__Task to complete__:
In the data below, find every line with the word "lgkmcnt" and copy it out.

::: Available data :::

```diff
-                    stats = col_stats(src[:B - 1], t_stride, None if first else stats, r_stride=r_stride)
-                    first = False
-                    n_sum += float(ns) * -(-src.shape[1] // r_stride)
-            for src in sources:
-                stats = col_stats(src[B - 1:], 1, None if first else stats, r_stride=1)
-                first = False
-                n_sum += float(src.shape[1])
+                samples = [(src[:B - 1], t_stride, r_stride) for src in sources]
+            samples += [(src[B - 1:], 1, 1) for src in sources]
+        n_sum = sum(float(-(-v.shape[0] // ts)) * -(-v.shape[1] // rs) for v, ts, rs in samples)
         n_samples, s_eff, full = n_sum, (B * all_rows) / n_sum, int(t_stride == 1 and r_stride == 1)
+    b_ptr = None if b_in is None else b_in.data_ptr()
+    if samples and tune.get("admission", "chain") == "fused":
+        segs = (ctypes.c_int64 * (5 * len(samples)))()
+        for k, (v, ts, rs) in enumerate(samples):
+            vp, vrs, vbs = _view3(v, "x")
+            segs[5 * k:5 * k + 5] = [vp, vrs * rs, vbs * ts, -(-v.shape[1] // rs), -(-v.shape[0] // ts)]
+        _check(lib.sgp_split_admit_f32(segs, len(samples), D, n_samples, s_eff, full, b_ptr, b_scalar, float(norm_inf),
+                                       _admit_workspace(dev, D).data_ptr(), tab.data_ptr(), bound_out.data_ptr(),
+                                       flag.data_ptr(), _stream(x)), "sgp_split_admit_f32")
+        return SplitProfile(tab, flag, ColumnBound(bound_out))
+    for k, (v, ts, rs) in enumerate(samples):
+        stats = col_stats(v, ts, stats if k else None, r_stride=rs)
     _check(lib.sgp_split_prepare_f32(None if stats is None else stats.data_ptr(), n_samples, s_eff, full,
-                                     None if b_in is None else b_in.data_ptr(), b_scalar, float(norm_inf), D,
+                                     b_ptr, b_scalar, float(norm_inf), D,
                                      tab.data_ptr(), bound_out.data_ptr(), flag.data_ptr(), _stream(x)),
            "sgp_split_prepare_f32")
     return SplitProfile(tab, flag, ColumnBound(bound_out))
```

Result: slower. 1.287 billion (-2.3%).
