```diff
@@ -97,20 +100,21 @@
     __builtin_amdgcn_raw_ptr_buffer_load_lds(rs_x, (lds_ptr_t)(smem + p * 1024), 16, off, 0, 0, 0);
   }
   const unsigned w1_lane = (unsigned)(((wid * 2 * 8 + lrow) * C + lchunk * 8) * 2);
-  auto issue_w1 = [&](int g) {
+  auto issue_w1 = [&](int g, int stage) {
     const int jc = g / KT1, kt = g - jc * KT1;
-    unsigned char* dst = smem + OFF_RING + (g & 1) * XIMG + wid * 2048;
+    unsigned char* dst = smem + OFF_RING + stage * XIMG + wid * 2048;
+    const bool live = g < NCH * KT1;
     const unsigned base = w1_lane + (unsigned)((jc * 128 * C + kt * BK) * 2);
-    __builtin_amdgcn_raw_ptr_buffer_load_lds(rs_w1, (lds_ptr_t)dst, 16, base, 0, 0, 0);
-    __builtin_amdgcn_raw_ptr_buffer_load_lds(rs_w1, (lds_ptr_t)(dst + 1024), 16, base + (unsigned)(8 * C * 2), 0, 0, 0);
+    __builtin_amdgcn_raw_ptr_buffer_load_lds(rs_w1, (lds_ptr_t)dst, 16, live ? base : OOB, 0, 0, 0);
+    __builtin_amdgcn_raw_ptr_buffer_load_lds(rs_w1, (lds_ptr_t)(dst + 1024), 16, live ? base + (unsigned)(8 * C * 2) : OOB, 0, 0, 0);
   };
-  const unsigned w2_lane = (unsigned)(((wid * 5 * 8 + lrow) * (HID + C) + lchunk * 8) * 2);
-  auto issue_w2_slice = [&](int t, int q, int buf_off) {
-    __builtin_amdgcn_raw_ptr_buffer_load_lds(rs_w2, (lds_ptr_t)(smem + buf_off + (wid * 5 + q) * 1024), 16,
-                                             w2_lane + (unsigned)((q * 8 * (HID + C) + t * BK) * 2), 0, 0, 0);
+  const unsigned w2_lane = (unsigned)(((wid * 8 + lrow) * (HID + C) + lchunk * 8) * 2);
+  auto issue_w2_slice = [&](int t, int q, unsigned char* dst) {
+    __builtin_amdgcn_raw_ptr_buffer_load_lds(rs_w2, (lds_ptr_t)(dst + wid * 1024), 16,
+                                             w2_lane + (unsigned)((q * 64 * (HID + C) + t * BK) * 2), 0, 0, 0);
   };
 
-  issue_w1(0);
+  issue_w1(0, 0);
   f32x4 acc[4][NREP];
   {
     f32x4 bv[NREP];
@@ -145,18 +149,23 @@
 
   const unsigned char* sa_x = smem + (wm * 64) * 128;
   SDN_FTS_MARK(0)
+  int s0 = 0;
   for (int jc = 0; jc < NCH; ++jc) {
+    auto stage_of = [&](int kt) { const int s = s0 + kt % 3; return s >= 3 ? s - 3 : s; };
     f32x4 acc1[4][2];
 #pragma unroll
     for (int i = 0; i < 4; ++i) { acc1[i][0] = (f32x4){0.f, 0.f, 0.f, 0.f}; acc1[i][1] = (f32x4){0.f, 0.f, 0.f, 0.f}; }
 #pragma unroll
     for (int kt = 0; kt < KT1; ++kt) {
       const int g = jc * KT1 + kt;
-      if (kt == 0) load_cd(jc);
-      if (g + 1 < NCH * KT1) issue_w1(g + 1);
-      issue_w2_slice(jc, kt, OFF_W2A);
+      if (kt == 0) {
+        load_cd(jc);
+        issue_w1(g + 1, stage_of(1));
+      }
+      if (kt + 1 < KT1) issue_w1(g + 2, stage_of(kt + 2));
+      issue_w2_slice(jc, kt, kt + 1 < KT1 ? smem + OFF_W2A + kt * W2SLICE : smem + OFF_RING + stage_of(3) * XIMG);
       const unsigned char* sa = sa_x + kt * XIMG;
-      const unsigned char* sw = smem + OFF_RING + (g & 1) * XIMG + (wn * 32) * 128;
+      const unsigned char* sw = smem + OFF_RING + stage_of(kt) * XIMG + (wn * 32) * 128;
 #pragma unroll
       for (int ks = 0; ks < 2; ++ks) {
         typename T::v8 fa[4], fw[2];
@@ -176,8 +185,8 @@
         __builtin_amdgcn_s_setprio(0);
       }
       SDN_FTS_MARK(1)
-      if (kt + 1 < KT1) asm volatile("s_waitcnt vmcnt(1)" ::: "memory");
-      else asm volatile("s_waitcnt vmcnt(0)" ::: "memory");
+      if (kt == 0) asm volatile("s_waitcnt vmcnt(3)" ::: "memory");
+      else if (kt + 1 < KT1) asm volatile("s_waitcnt vmcnt(4)" ::: "memory");
       asm volatile("s_waitcnt lgkmcnt(0)" ::: "memory");
       SDN_FTS_MARK(2)
       __builtin_amdgcn_s_barrier();
@@ -195,7 +204,7 @@
         ln_mu[i] = mu; ln_rs[i] = __builtin_amdgcn_rsqf(var + 1e-5f);
       }
     }
-    unsigned char* sh = smem + OFF_RING + ((jc * KT1 + KT1 - 1) & 1) * XIMG;
+    unsigned char* sh = smem + OFF_RING + stage_of(KT1 - 1) * XIMG;
 #pragma unroll
     for (int i = 0; i < 4; ++i) {
       const int row = wm * 64 + i * 16 + fr;
@@ -207,16 +216,24 @@
       *reinterpret_cast<uint2*>(sh + lds_off(row, wn * 2 + (fq >> 1)) + (fq & 1) * 8) = pk;
     }
     SDN_FTS_MARK(4)
+    asm volatile("s_waitcnt vmcnt(0)" ::: "memory");
     __syncthreads();
     SDN_FTS_MARK(5)
     {
       const unsigned char* sa = sh + (wm * 64) * 128;
-      const unsigned char* sw = smem + OFF_W2A + (wn * 16 * NREP) * 128;
-      SDN_FFN_CONTRACT(sa, sw)
+      const unsigned char* sw4 = smem + OFF_RING + stage_of(3) * XIMG;
+      const unsigned char* swb[NREP];
+#pragma unroll
+      for (int j = 0; j < NREP; ++j) {
+        const int r0 = (wn * NREP + j) * 16;
+        swb[j] = r0 < 4 * 64 ? smem + OFF_W2A + r0 * 128 : sw4 + (r0 - 4 * 64) * 128;
+      }
+      SDN_FFN_CONTRACT(sa, swb)
     }
     SDN_FTS_MARK(6)
     __syncthreads();
     SDN_FTS_MARK(5)
+    s0 = s0 == 0 ? 2 : s0 - 1;
   }
 
   const __amdgpu_buffer_rsrc_t rs_res = make_rsrc(a.residual, (unsigned)((long)a.M * C * 2));
@@ -232,12 +249,12 @@
     }
   };
 #pragma unroll
-  for (int q = 0; q < 5; ++q) issue_w2_slice(NCH, q, OFF_W2A);
-#pragma unroll
-  for (int q = 0; q < 5; ++q) issue_w2_slice(NCH + 1, q, OFF_RING);
+  for (int q = 0; q < 5; ++q) issue_w2_slice(NCH, q, smem + OFF_W2A + q * W2SLICE);
+#pragma unroll
+  for (int q = 0; q < 5; ++q) issue_w2_slice(NCH + 1, q, smem + OFF_TAILB + q * W2SLICE);
 #pragma unroll
   for (int kt = 0; kt < KT1; ++kt) {
-    const int boff = (kt & 1) ? OFF_RING : OFF_W2A;
+    const int boff = (kt & 1) ? OFF_TAILB : OFF_W2A;
     if (kt == 0) asm volatile("s_waitcnt vmcnt(5)" ::: "memory");
     else if (kt == 1) asm volatile("s_waitcnt vmcnt(7)" ::: "memory");
     else if (kt == 2 || kt == 3) asm volatile("s_waitcnt vmcnt(9)" ::: "memory");
@@ -245,14 +262,16 @@
     __builtin_amdgcn_s_barrier();
     {
       const unsigned char* sa = sa_x + kt * XIMG;
-      const unsigned char* sw = smem + boff + (wn * 16 * NREP) * 128;
-      SDN_FFN_CONTRACT(sa, sw)
+      const unsigned char* swb[NREP];
+#pragma unroll
+      for (int j = 0; j < NREP; ++j) swb[j] = smem + boff + ((wn * NREP + j) * 16) * 128;
+      SDN_FFN_CONTRACT(sa, swb)
     }
     asm volatile("s_waitcnt lgkmcnt(0)" ::: "memory");
     __builtin_amdgcn_s_barrier();
     if (kt + 2 < KT1) {
 #pragma unroll
-      for (int q = 0; q < 5; ++q) issue_w2_slice(NCH + kt + 2, q, boff);
+      for (int q = 0; q < 5; ++q) issue_w2_slice(NCH + kt + 2, q, smem + boff + q * W2SLICE);
     }
     issue_residual(kt);
   }
```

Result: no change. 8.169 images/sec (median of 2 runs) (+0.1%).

:::

__Answer to the problem__:
       asm volatile("s_waitcnt lgkmcnt(0)" ::: "memory");
     asm volatile("s_waitcnt lgkmcnt(0)" ::: "memory");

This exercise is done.